Membaca Tasawuf Modern; Resep Bahagia ala HAMKA
Baca buku "Tasawuf Modern" oleh Hamka
Ketika mendengarkan kata tasawuf tentu banyak yang akan langsung mengarahkan pikirannya kepada kaum sufi. Kaum yang menghabiskan kehidupan mereka untuk beribadah dengan berbagai macam laku yang biasa dikenal dengan istilah tarekat serta menjauhkan diri mereka dari gemerlap kehidupan Dunia. Sederhananya, kaum sufi adalah kaum yang hanya hidup untuk Akhirat saja.
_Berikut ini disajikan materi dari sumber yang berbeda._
+constexpr int WG_R = 4;
+constexpr int WG_PX = 48;
+constexpr int WG_IR = 2 * WG_R + 5;
+constexpr int WG_XR = KT * WG_IR;
+constexpr int WG_ARR = WG_XR * EP;
+constexpr int WG_XG = 7;
+constexpr int WG_XT = 2;
+constexpr int WG_DT = WG_R * WG_PX * 8 / 256;
+
+struct WgGroup {
+    int b, t, oh0;
+    long row0;
+};
+AVSR_DEV WgGroup wg_group(long grp, int GPF, int T, int OH) {
+    const int n = (int)(grp / GPF), gi = (int)(grp - (long)n * GPF);
+    WgGroup g;
+    g.b = n / T;
+    g.t = n - g.b * T;
+    g.oh0 = gi * WG_R;
+    g.row0 = (long)n * OH + g.oh0;
+    return g;
+}
+AVSR_DEV int xcd_block() {
+    const int b = blockIdx.x, total = gridDim.x, xcd = b & 7, slot = b >> 3, q = total >> 3, r = total & 7;
+    return (xcd < r ? xcd * (q + 1) : r * (q + 1) + (xcd - r) * q) + slot;
+}
+AVSR_DEV void rr_x_load(float (&v)[WG_XT][20], const float* __restrict__ x, const WgGroup& gp, int T, int H, int W) {
+#pragma unroll
+    for (int jt = 0; jt < WG_XT; jt++) {
+        const int i = min((int)threadIdx.x + 256 * jt, WG_XR * WG_XG - 1);
+        const int rs = i / WG_XG, g = i - rs * WG_XG;
+        const int kt = rs / WG_IR, li = rs - kt * WG_IR;
+        const int tt = min(max(gp.t + kt - 2, 0), T - 1), ih = min(max(2 * gp.oh0 - 3 + li, 0), H - 1);
+        const float* src = x + (((long)gp.b * T + tt) * H + ih) * W;
+#pragma unroll
+        for (int q = 0; q < 5; q++) {
+            const int c = min(max(16 * g - 4 + 4 * q, 0), W - 4);
+            const f32x4 f = *reinterpret_cast<const f32x4*>(src + c);
+#pragma unroll
+            for (int e = 0; e < 4; e++) v[jt][4 * q + e] = f[e];
+        }
+    }
+}
+AVSR_DEV void rr_x_store(bf16_t* eo, const float (&v)[WG_XT][20], const WgGroup& gp, int T, int H, int W) {
+#pragma unroll
+    for (int jt = 0; jt < WG_XT; jt++) {
+        const int i = threadIdx.x + 256 * jt;
+        if (i >= WG_XR * WG_XG) continue;
+        const int rs = i / WG_XG, g = i - rs * WG_XG;
+        const int kt = rs / WG_IR, li = rs - kt * WG_IR;
+        const int tt = gp.t + kt - 2, ih = 2 * gp.oh0 - 3 + li;
+        const bool row_ok = tt >= 0 && tt < T && ih >= 0 && ih < H;
+        bf16_t c[19];
+#pragma unroll
+        for (int j = 0; j < 19; j++) {
+            const int col = 16 * g - 4 + ((1 + j) & ~3);
+            c[j] = (row_ok && col >= 0 && col < W) ? f2bf(v[jt][1 + j]) : (bf16_t)0;
+        }
+#pragma unroll
+        for (int par = 0; par < 2; par++)
+#pragma unroll
+            for (int sh = 0; sh < 2; sh++) {
+                bf16x8 o;
+#pragma unroll
+                for (int m = 0; m < 8; m++) o[m] = (short)c[2 * (m + sh) + par];
+                *reinterpret_cast<bf16x8*>(eo + (par * 2 + sh) * WG_ARR + rs * EP + 8 * g) = o;
+            }
+    }
+}
+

Mereka tidak peduli dengan kehidupan Dunia dan cenderung mengabaikannya.
Hal itu pulalah yang terlintas di benak saya ketika pertama kali mendapati buku dengan judul Tasawuf Modern ini. Awalnya kusangka buku ini adalah panduan bagi mereka yang ingin menjadi sosok seorang sufi di zaman modern. Persangkaanku ini sebenarnya tidak begitu salah juga. Hanya saja kurang tepat jika kita memandang buku Tasawuf Modern ini hanya sebatas itu.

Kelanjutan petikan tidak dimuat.